Even though the slow decay of chordate tissues and the interaction between modes of life and sedimentary flows explain the patterns observed in the Chengjiang biota, it is important to acknowledge that there might be other explanations for this pattern. For instance, changing the conditions in decay experiments can often lead to contrasting results. It has been recently shown that some cnidarian tissues decay faster under anoxic conditions than in the presence of oxygen (Hancy & Antcliffe, 2020). Euarthropod tissues decay substantially slower under antimicrobial reducing conditions than in the presence of oxygen (Butler et al., 2015). In the future, it is essential to decay animal groups under various environmental conditions in order to build numerous experimental decay sequences that can be then compared to the patterns observed in the fossil record.
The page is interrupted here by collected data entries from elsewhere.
_SIGNATURES = {
    "vtm_version": ([], _int),
    "vtm_last_error": ([], ctypes.c_char_p),
    "vtm_build_ablations": ([], _int),
    "vtm_pad_rows": ([_i64], _i64),
    "vtm_pad_k": ([_i64], _i64),
    "vtm_normalize_gather": ([_vp, _i64, _vp, _i64, _int, _i64, _i64, _vp, _i64, _vp, _vp, _i64, _i64, _vp], _int),
    "vtm_match": ([_vp, _vp, _i64, _i64, _i64, _i64, _i64, _i64, _int, _vp, _vp], _int),
    "vtm_match_filtered_ws_bytes": ([_i64, _i64, _i64, _i64, _int], ctypes.c_size_t),
    "vtm_match_filtered": ([_vp, _i64, _vp, _i64, _int, _i64, _i64, _vp, _i64, _vp, _i64, _int, _vp, ctypes.c_size_t,
                            _vp, _vp, _vp], _int),
    "vtm_match_filtered_plan": ([_vp, _i64, _vp, _i64, _int, _i64, _i64, _vp, _i64, _vp, _i64, _int, _vp, ctypes.c_size_t,
                                 _vp, _vp, _i64, _i64, _vp, _vp, _int, _vp], _int),
    "vtm_match_filtered_ordered": ([_vp, _i64, _vp, _i64, _int, _i64, _i64, _vp, _i64, _vp, _i64, _int, _vp, ctypes.c_size_t,
                                    _vp, _vp, _i64, _i64, _vp, _vp, _int, _vp, _vp, _vp], _int),
    "vtm_position_order_counter_ints": ([_i64, _i64], ctypes.c_size_t),
    "vtm_position_order_ws_bytes": ([_i64, _i64, _i64, _i64], ctypes.c_size_t),
    "vtm_position_order": ([_vp, _i64, _vp, _i64, _i64, _i64, _i64, _vp, _i64, _i64, _vp, _vp, ctypes.c_size_t, _vp, _vp, _vp,
                            _vp, _vp, _int, _vp], _int),
    "vtm_match_filtered_seeded": ([_vp, _i64, _vp, _i64, _int, _i64, _i64, _vp, _i64, _vp, _i64, _int, _vp, ctypes.c_size_t,
                                   _vp, _vp, _i64, _i64, _vp, _vp, _vp], _int),
    "vtm_anchor_pos": ([_vp, _i64, _i64, _i64, _i64, _vp, _i64, _vp, _vp], _int),
    "vtm_decode_best": ([_vp, _i64, _vp, _vp, _vp], _int),
    "vtm_sort_ws_bytes": ([_i64, _i64], ctypes.c_size_t),
    "vtm_sort_desc": ([_vp, _i64, _i64, _vp, _vp, ctypes.c_size_t, _vp], _int),
    "vtm_partition_counts": ([_i64, _i64, _i64, _i64, _i64, ctypes.POINTER(_i64), ctypes.POINTER(_i64)], _int),
    "vtm_partition_local": ([_vp, _i64, _i64, _i64, _i64, _i64, _i64, _vp, _vp, _vp, _vp, _i64, _i64, _vp], _int),
    "vtm_partition_global": ([_vp, _i64, _i64, _i64, _i64, _int, _vp, _vp, _vp, _vp, _vp, _i64, _vp, _vp], _int),
    "vtm_plan_apply": ([_vp, _vp, _vp, _vp, _vp, _vp, _i64, _i64, _i64, _i64, _i64, _int, _vp, _vp, _vp, _vp,
                        _vp, _vp], _int),
    "vtm_compose": ([_vp, _vp, _i64, _i64, _i64, _i64, _vp, _vp], _int),
    "vtm_gather_rows": ([_vp, _i64, _vp, _i64, _int, _i64, _i64, _vp, _i64, _vp, _i64, _vp], _int),
    "vtm_unmerge_add": ([_vp, _i64, _vp, _vp, _int, _i64, _i64, _i64, _vp, _vp], _int),
    "vtm_merge_reduce": ([_vp, _int, _i64, _i64, _i64, _vp, _vp, _vp, _vp, _i64, _i64, _int, _vp, _i64, _i64, _vp], _int),
    "vtm_attention": ([_vp, _i64, _vp, _i64, _vp, _i64, _vp, _i64, _int, _i64, _i64, _i64, _i64, _i64, _f32,
                       _int, _vp, ctypes.c_size_t, _vp], _int),
    "vtm_attention_ws_bytes": ([_i64, _i64, _i64, _i64, _i64], ctypes.c_size_t),
    "vtm_attention_kv": ([_vp, _i64, _vp, _i64, _vp, _i64, _vp, _i64, _int, _i64, _i64, _i64, _i64, _i64, _i64, _i64,
                          _f32, _int, _vp, ctypes.c_size_t, _vp], _int),
    "vtm_attention_kv_sets": ([_vp, _i64, _vp, _i64, _vp, _i64, _vp, _i64, _int, _i64, _i64, _i64, _i64, _i64, _i64, _f32,
                               _int, ctypes.POINTER(_i64), ctypes.POINTER(_i64), ctypes.POINTER(_f32), _vp], _int),
    "vtm_attention_kv_bounded": ([_vp, _i64, _vp, _i64, _vp, _i64, _vp, _i64, _int, _i64, _i64, _i64, _i64, _i64, _i64, _i64,
                                  _f32, _vp, _vp, ctypes.c_size_t, _vp], _int),
    "vtm_attention_kv_shared_bounded": ([_vp, _i64, _vp, _i64, _vp, _i64, _vp, _i64, _int, _i64, _i64, _i64, _i64, _i64, _i64, _i64,
                                         _f32, _int, _vp, _vp, ctypes.c_size_t, _vp], _int),
    "vtm_attention_kv_bounded_ws_bytes": ([_i64, _i64, _i64, _i64, _i64], ctypes.c_size_t),
    "vtm_anchor_maps": ([_vp, _i64, _i64, _vp, _i64, _i64, _i64, _i64, _i64, _vp, _i64, _vp, _vp, _vp, _vp], _int),
    "vtm_transpose_cols": ([_vp, _i64, _int, _i64, _i64, _i64, _vp, _i64, _vp], _int),
    "vtm_fold_keys_ws_bytes": ([_i64, _i64, _i64], ctypes.c_size_t),
    "vtm_fold_keys": ([_vp, _i64, _i64, _i64, _vp, _i64, _i64, _int, _vp, ctypes.c_size_t, _vp, _vp, _i64, _vp, _vp], _int),
    "vtm_attention_kv_folded": ([_vp, _i64, _vp, _i64, _vp, _i64, _vp, _i64, _int, _i64, _i64, _i64, _i64, _i64, _i64, _i64,
                                 _f32, _vp, _vp, _vp, _i64, _vp, ctypes.c_size_t, _vp], _int),
    "vtm_compact_queries_ws_bytes": ([_i64, _i64], ctypes.c_size_t),
    "vtm_compact_queries": ([_vp, _i64, _i64, _i64, _i64, _vp, ctypes.c_size_t, _vp, _vp, _vp, _vp], _int),
    "vtm_panel_rows": ([_i64], _i64),
    "vtm_to_panels": ([_vp, _int, _i64, _i64, _vp, _vp, _i64, _vp], _int),
    "vtm_layernorm_panels": ([_vp, _vp, _vp, _int, _i64, _i64, _f32, _vp, _i64, _vp], _int),
    "vtm_gather_panels": ([_vp, _i64, _vp, _i64, _int, _i64, _i64, _vp, _i64, _vp, _i64, _vp, _i64, _vp], _int),
    "vtm_ff_geglu": ([_vp, _i64, _i64, _vp, _i64, _i64, _i64, _vp, _int, _vp, _vp], _int),
    "vtm_linear_panels": ([_vp, _i64, _i64, _vp, _i64, _i64, _i64, _vp, _vp, _int, _vp, _i64, _vp], _int),
    "vtm_cfg_ddim": ([_vp, _vp, _vp, _int, _i64, _f32, _f32, _f32, _f32, _f32, _vp, _vp, _vp], _int),
    "vtm_layernorm": ([_vp, _vp, _vp, _int, _i64, _i64, _f32, _vp, _vp], _int),
    "vtm_geglu": ([_vp, _int, _i64, _i64, _vp, _vp], _int),
    "vtm_linear_rows": ([_vp, _i64, _vp, _i64, _int, _i64, _i64, _vp, _i64, _vp, _i64, _vp, _vp, _i64, _vp, _i64, _i64,
                         _int, _vp], _int),
    "vtm_lora_fold": ([_vp, _int, _vp, _vp, _i64, _i64, _i64, _vp, _vp], _int),
    "vtm_dora_norms": ([_vp, _int, _vp, _vp, _i64, _i64, _i64, _i64, _vp, _vp], _int),
    "vtm_dora_fold": ([_vp, _int, _vp, _vp, _vp, _vp, _i64, _i64, _i64, _i64, _vp, _vp], _int),
    "vtm_linear_f32": ([_vp, _i64, _vp, _i64, _i64, _i64, _vp, _i64, _vp, _i64, _vp, _vp, _i64, _int, _vp, _vp, _int, _i64,
                        _i64, _int, _vp], _int),
}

Other factors leading to preservation variation

The contrasting patterns of different groups at Chengjiang may not be resulting from differential preservation but rather from the ability of paleontologists to recognize a particular fossil. Euarthropoda and Radiodonta remains are generally easily recognizable in the rock record (Guo et al., 2019; Wu et al., 2021). For instance, in sites with exceptional fossil preservation, many radiodonts are known from their molting products, with complete carcasses being extremely rare. In the Walcott Quarry, only one complete specimen of Anomalocaris is known, but tens of fossil fragments can be confidently attributed to this genus based on key morphological features (Nanglu, Caron & Gaines, 2020). In the Fezouata Shale, complete carcasses of the radiodont Aegirocassis are similarly relatively rare (Saleh et al., 2020b), yet many fragments were easily assigned to this genus (Van Roy, Briggs & Gaines, 2015). The easy recognition of euarthropod and radiodont fossil fragments to existing or new genera (Zhu, Lerosey-Aubril & Ortega-Hernández, 2021) may account for the lower degree of preservation observed within these groups because most fossil fragments will be deprived of internal organs, resulting in data entry without the most labile parts (Figs. 3A and 3B). This does not arise for other major groups of animals. The designation of a specific fossil to the Chordata, for example, requires the preservation of very specific and labile characters. To avoid any ambiguity and uncertainty, paleontologists tend to define new species/genera based solely on almost complete specimens of chordates. Those complete specimens are often preserved with internal parts and thus, logically show a higher degree of preservation (Fig. 3C). Ctenophores and cnidarians are other examples of this dilemma (Figs. 3D–3G). Paleontologists often rely on complete specimens in order to say if a particular fossil belongs to cnidarians or ctenophores and even then, it is contentious (Daley & Antcliffe, 2019). It is almost impossible to recognize any fossil fragment belonging to these groups if it has not been described previously. Even when nearly complete specimens are discovered, it will be still challenging to assign those carcasses to either cnidarians or ctenophores because defining and recognizing characters can be ambiguous (Daley & Antcliffe, 2019; Zhao et al., 2019).

The possibility of paleontologists unconsciously and unwillingly inducing variations in a certain dataset is not limited to the ability to identify a certain fossil fragment. Preservational variations can also be induced by fossil collection, preparation, accession, and digitization (Whitaker & Kimmig, 2020). Variations can be induced following certain practices such as sampling from a preferred locality, or the background, interest, and specialization of the sampling team (Whitaker & Kimmig, 2020). However, within the context of this paper, we consider that induced preservational variations remain minimal. Sampling for the fossils that are currently housed at Yunnan University was always made by a group of international researchers covering numerous aspects of paleontological research. Future investigations can reveal different patterns in fossil collections at other institutions. Quantifying the divergence between institutional collections will be key to quantifying collection biases and understanding the impact we and other colleagues might unconsciously introduce in databases.